Dr. Xing-Jie Liang, Ph.D., got his Ph.D. at National Key Laboratory of Biomacromolecules, Institute of Biophysics at CAS. He finished his postdoc at Center for Cancer Research, NCI, NIH, and worked as a Research Fellow at Surgical Neurology Branch, NINDS. He worked on Molecular imaging at School of Medicine, Howard University before he became deputy director of CAS Key Laboratory for Biomedical Effects of Nanomaterials and Nanosafety, National Center for Nanoscience and Technology of China. He is a founder member of International Society of Nanomedicine, member of American Association for Cancer Research, and member of American Society of Cell Biology. He is current Associate Editors of ‘Biomaterials’ and ‘Biophysics Report’; Advisory editorial board member of ‘ACS Nano’; Editorial member of ‘Advances in Nano Research’, ‘Current Nanoscience’, ‘Biomaterials Research’, Theranostics’ and guest editor of ‘Biotechnology Advances’. Developing drug delivery strategies for prevention/treatment of AIDS and cancers are current program ongoing in Dr. Liang’s lab based on understanding of basic physiochemical and biological processes of nanomedicine.

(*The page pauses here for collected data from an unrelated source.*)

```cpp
struct GemmP {
  const half_t* x1; const half_t* x2;
  int C1, C2, ldx1, ldx2;
  int B, H, W, Ho, Wo;
  int ksize, stride, pad, ups;
  const half_t* w; int ldw;
  int M, N, K;
  const float* bias;
  const half_t* res; int ldres;
  float alpha;
  half_t* out; int ldo;
  void* outT; int vt_col0, vt_ld, vt_f32, rows_per_batch;
  int vt_perm16;
  float* slab; int splitk, kchunks_per_split;
  float* stats;
  int geglu;
  int epi_lds;
  int bias_init;
  int res_late;
  int k_order;
  int gx, gy, gz, tile_order;
  int nbatch;
// ... 9 lines not shown
int igemm_set_tuning(const char* key, int value);
void igemm_set_dma(int on);

int launch_groupnorm(const half_t* x1, const half_t* x2, int C1, int C2, int B, int HW, int G, float eps,
                     const float* gamma, const float* beta, int silu, half_t* out, float* partial, hipStream_t st);
int launch_groupnorm_fused(const half_t* x1, const half_t* x2, int C1, int C2, int B, int HW, int G, float eps,
                           const float* gamma, const float* beta, int silu, half_t* out, const float* st1, int tpb1,
                           const float* st2, int tpb2, float* scratch, hipStream_t st);
void norm_set_tuning_gn_inline_rows(int v);
struct GnSlab { const float* slab; int splitk; size_t stride; const float* bias; const half_t* res; int ldres; half_t* sum_out; };
bool groupnorm_slab_ok(int C1, int C2, int HW, int G);
int launch_groupnorm_slab(const GnSlab& sl, const half_t* x2, int C1, int C2, int B, int HW, int G, float eps, const float* gamma,
                          const float* beta, int silu, half_t* out, hipStream_t st);
int launch_layernorm(const half_t* x, int M, int C, float eps, const float* gamma, const float* beta, half_t* out,
                     hipStream_t st);
int launch_geglu(const half_t* x, int M, int I, half_t* out, hipStream_t st);
int launch_softmax_rows(half_t* x, int M, int N, int ld, hipStream_t st);
int launch_softmax_rows_f32(float* x, size_t M, int N, hipStream_t st);
int launch_f32_rows_to_f16_padded(const float* in, size_t M, int N, int ld, half_t* out, hipStream_t st);
int launch_gemv(const float* x, int K, const half_t* W, int N, const float* bias, const float* bias2, int silu_in,
                float* out, hipStream_t st);
int launch_repack_matrix(const void* src, int src_f16, int rows, int cols, int taps, half_t* dst, int dst_ld, int cin_pad,
                         int row0, int dh, int Dp, hipStream_t st, int ilv_half = 0);
int launch_repack_vec(const void* src, int src_f16, int n, float* dst, hipStream_t st, int ilv_half = 0);
int launch_nchw_f32_to_nhwc_f16(const float* in, int B, int C, int HW, int Cp, half_t* out, hipStream_t st);
int launch_f32_to_f16(const float* in, size_t n, half_t* out, hipStream_t st);
int launch_img_u8_to_nhwc(const uint8_t* img, int n, int HW, int Cp, half_t* out, hipStream_t st);
int launch_dec_to_u8(const float* nchw, int n, int HW, uint8_t* out_hwc, hipStream_t st);
int launch_scale_f32(const float* in, size_t n, float s, float* out, hipStream_t st);
int launch_gather_rows_f32(const float* in, const int* rows, int nrows, size_t row_elems, float* out, hipStream_t st);
int launch_embed_tokens(const int* ids, int M, int T, int H, int vocab, const half_t* tok_emb, const half_t* pos_emb, half_t* out,
                        hipStream_t st);
int launch_quick_gelu(half_t* x, size_t n, hipStream_t st);
int launch_f16_to_f32(const half_t* in, size_t n, float* out, hipStream_t st);

__host__ __device__ inline int vt_perm16_pos(int tok) { return tok ^ ((((tok >> 2) ^ (tok >> 3)) & 1) ? 12 : 0); }

struct AttnP {
  const half_t* q; int ldq, q_off;
  const half_t* k; int ldk, k_off;
  const half_t* vt; int ldv;
  half_t* o; int ldo;
  int heads, Nq, Nk, Dp, dh;
  float scale;
  const int* rows;
  int nrows;
  int causal = 0;
  int vt_perm = 0;
  int aug = 0;
  float* lse = nullptr;
};
int launch_attn_flash(const AttnP& p, hipStream_t st);
int attn_set_tuning_pipe(int v);
bool attn_flash_uses_dma64(int Dp, int Nk, int causal);

struct BwdMat { const half_t* p; long hs; int ld; int w; };
struct AttnBwdP {
  BwdMat b1, b2;
  BwdMat l1, l2;
  int nb, nl, heads;
  float scale;
  float* lse;
  float* dsum;
  half_t* out; long out_hs; int out_ld, out_w;
  const half_t* o = nullptr; long o_hs = 0; int o_ld = 0;
  int nsplit = 1;
  float* part = nullptr;
};
int launch_attn_bwd_reduce(const AttnBwdP& p, hipStream_t st);
int launch_attn_bwd_flash(const AttnBwdP& p, int mode , int Dp, hipStream_t st);

struct CrossEditP {
  const half_t* q; int ldq, q_off;
  const half_t* k; int ldk, k_off;
  const half_t* vt; int ldv;
  half_t* o; int ldo;
  int heads, Nq, Nk, Dp, dh;
  float scale;
  const int* pairs;
  int npairs;
  const half_t* mmatT;
  const float* c1; const float* c2;
  const float* lb_alpha;
  float* lb_acc;
  int lb_planes = 2;
  int lb_slot0, lb_nslots;
  int write_src;
};
int launch_attn_cross_edit(const CrossEditP& p, hipStream_t st);

int launch_ddim_move(const float* x, const float* eps, float a_from, float a_to, size_t n, float* out, hipStream_t st);
int launch_ddim_prev_recon(const float* x, const float* eps, float a_from, float a_to, const float* ref, float lr, const float* mask, size_t n,
                           float* out, float* x0_out, hipStream_t st);
struct CfgStepP {
  const float* eps = nullptr;
  const float* x = nullptr; float* x_out = nullptr;
  int nimg = 0, rows_per_img = 1; size_t row_elems = 0;
  float gscale = 1.f, a_t = 1.f, a_prev = 1.f;
  const float* noise_loss = nullptr; int offset_rows = 0;
  const float* target = nullptr; float offset_scale = 1.f; float* offset_out = nullptr;
  const float* prox_thr = nullptr; int prox_mode = 0;
  const float *recon_ref = nullptr, *inv_ref = nullptr;
  float recon_lr = 0.f; int dilate = 0, lat_h = 0, lat_w = 0;
};
int launch_cfg_ddim_prev(const CfgStepP& p, hipStream_t st);
int launch_quantile_abs_diff(const float* eps, int nimg, int rows_per_img, size_t row_elems, float q, float* thr_out, hipStream_t st);
int launch_fill_f32(float* p, int n, float v, hipStream_t st);
// ... 34 lines not shown
```

Baseline: 1.025 images/s.

## Extend DMA flash-attention kernel to padded head widths 96 and 160

Generalizes the global-to-LDS DMA flash attention kernel over the padded head width, adding 96- and 160-column variants (with the augmented-softmax trick for dh=80) and a dynamic-LDS launch for 160. Attention layers with larger heads previously fell back to the slower non-DMA path. These layers can now use asynchronous direct loads and double buffering, and V-transpose permutation is allowed for them too. The wider tiles raise LDS use per block, which can reduce occupancy, and the new address swizzles for the extra 32-column slab add complexity.

```diff
diff --git a/pnpinversion_amd/csrc/api.hip b/pnpinversion_amd/csrc/api.hip
--- a/pnpinversion_amd/csrc/api.hip
+++ b/pnpinversion_amd/csrc/api.hip
@@ -663,6 +663,7 @@
   if (!strcmp(key, "gn_inline_rows")) { norm_set_tuning_gn_inline_rows(value); return 0; }
   if (!strcmp(key, "attn_vt_perm")) { g_vt_perm = value; return 0; }
   if (!strcmp(key, "attn_aug")) { g_attn_aug = value; return 0; }
+  if (!strcmp(key, "attn_wide_dma")) { attn_set_tuning_wide_dma(value); return 0; }
   if (!strcmp(key, "attn_pipe")) return attn_set_tuning_pipe(value) == 0 ? 0 : PNPI_EINVAL;
   if (!strcmp(key, "gn_slab")) { g_gn_slab = value; return 0; }
   if (!strcmp(key, "op_attention_aug")) { g_op_attention_aug = value; return 0; }
@@ -770,7 +771,7 @@
   AttnP a; a.q = (const half_t*)q; a.ldq = ldq; a.q_off = q_off; a.k = (const half_t*)k; a.ldk = ldk; a.k_off = k_off;
   a.vt = (const half_t*)vt; a.ldv = ldv; a.o = (half_t*)o; a.ldo = ldo; a.heads = heads; a.Nq = Nq; a.Nk = Nk; a.Dp = Dp; a.dh = dh;
   a.scale = scale; a.rows = rows_dev; a.nrows = nrows;
-  a.vt_perm = (g_op_attention_vt_perm && attn_flash_uses_dma64(Dp, Nk, 0)) ? 1 : 0;
+  a.vt_perm = (g_op_attention_vt_perm && attn_flash_uses_dma(Dp, Nk, 0)) ? 1 : 0;
   a.aug = g_op_attention_aug;
   CK(launch_attn_flash(a, c->st));
   return 0;
diff --git a/pnpinversion_amd/csrc/api_graph.inc b/pnpinversion_amd/csrc/api_graph.inc
--- a/pnpinversion_amd/csrc/api_graph.inc
+++ b/pnpinversion_amd/csrc/api_graph.inc
@@ -249,7 +249,7 @@
   const int ldv = round_up_i(N, 8);
   half_t* vt = talloc(c, (size_t)B * hd * ldv);
   if (c->attn_cb && !c->dry && ldv != N) CKH(hipMemsetAsync(vt, 0, (size_t)B * hd * ldv * sizeof(half_t), c->st));
-  const int vperm = (g_vt_perm && !c->attn_cb && N % 16 == 0 && attn_flash_uses_dma64(t.Dp, N, 0)) ? 1 : 0;
+  const int vperm = (g_vt_perm && !c->attn_cb && N % 16 == 0 && attn_flash_uses_dma(t.Dp, N, 0)) ? 1 : 0;
   {
     VtOut v; v.outT = vt; v.col0 = 2 * hd; v.ld = ldv; v.f32 = 0; v.rpb = N; v.perm16 = vperm;
     CK(op_gemm(c, n1, C, M, C, t.w_qkv, C, 3 * hd, t.b_qkv_aug, nullptr, 0, qk, 2 * hd, 1.f, &v, 2.0 * M * 3.0 * C * C));
diff --git a/pnpinversion_amd/csrc/attn.hip b/pnpinversion_amd/csrc/attn.hip
--- a/pnpinversion_amd/csrc/attn.hip
+++ b/pnpinversion_amd/csrc/attn.hip
@@ -180,11 +180,24 @@
 typedef __attribute__((address_space(3))) void* lds_ptr_t;
 typedef const __attribute__((address_space(1))) void* gbl_ptr_t;
 
-template <bool VPERM, int KSQ = 4, bool AUG = false>
+template <bool VPERM, int KSQ = 4, bool AUG = false, int DP = 64>
 __global__ void __launch_bounds__(256) attn_flash_dma64_kernel(AttnP p) {
-  constexpr int DP = 64, KS = 4, OT = 2;
-  constexpr int STAGE = 2 * 64 * 128;
-  __shared__ __attribute__((aligned(1024))) char smem[2 * STAGE];
+  static_assert(DP % 32 == 0 && KSQ * 16 <= DP, "head widths are whole 32-column output tiles");
+  constexpr int OT = DP / 32;
+  constexpr int NP64 = DP / 64;
+  constexpr int KTILE = 64 * DP * 2;
+  constexpr int STAGE = 2 * KTILE;
+  constexpr int NPW = DP / 32;
+  constexpr int AUGD = DP == 64 ? 40 : 80;
+  static_assert(!AUG || (DP == 64 && KSQ == 3) || (DP == 96 && KSQ == 6), "AUG needs a padding column inside the k-steps that run");
+  char* smem;
+  if constexpr (2 * STAGE <= 64 * 1024) {
+    __shared__ __attribute__((aligned(1024))) char smem_static[2 * STAGE];
+    smem = smem_static;
+  } else {
+    extern __shared__ __attribute__((aligned(1024))) char smem_dynamic[];
+    smem = smem_dynamic;
+  }
 
   const int tid = threadIdx.x, lane = tid & 63;
   const int wave = __builtin_amdgcn_readfirstlane(tid >> 6);
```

Dr. Peixuan Guo, Ph.D., is William Farish Endowed Chair in Nanobiotechnology, director of University of Kentucky Nanobiotechnology Center and director of NIH/NCI Cancer Nanotechnology Platform Partnership Program: “RNA Nanotechnology for Cancer Therapy”. He obtained his Ph.D from University of Minnesota, and postdoctoral training at NIH, joined Purdue University in 1990, was tenured in 1993, became a full Professor in 1997, and was honored as a Purdue Faculty Scholar in 1998. He constructed phi29 DNA-packaging motor, discovered phi29 motor pRNA, pioneered RNA nanotechnology, incorporated phi29 motor channel into lipid membranes for single-molecule sensing with potential for high-throughput dsDNA sequencing. He is a member of two prominent national nanotech initiatives sponsored by NIH, NSF, NIST, and National Council of Nanotechnology, director of one NIH Nanomedicine Development Center from 2006–2011. His work was featured hundreds of times over radio, TV such as ABC, NBC, newsletters NIH, NSF, MSNBC, NCI, and ScienceNow. He was a member of NIH/NCI intramural site-visit Review Panel at 2010 and 2014, and a member of the Examination and Review Panel (Oversea Expert) of the Chinese Academy of Sciences since 2014.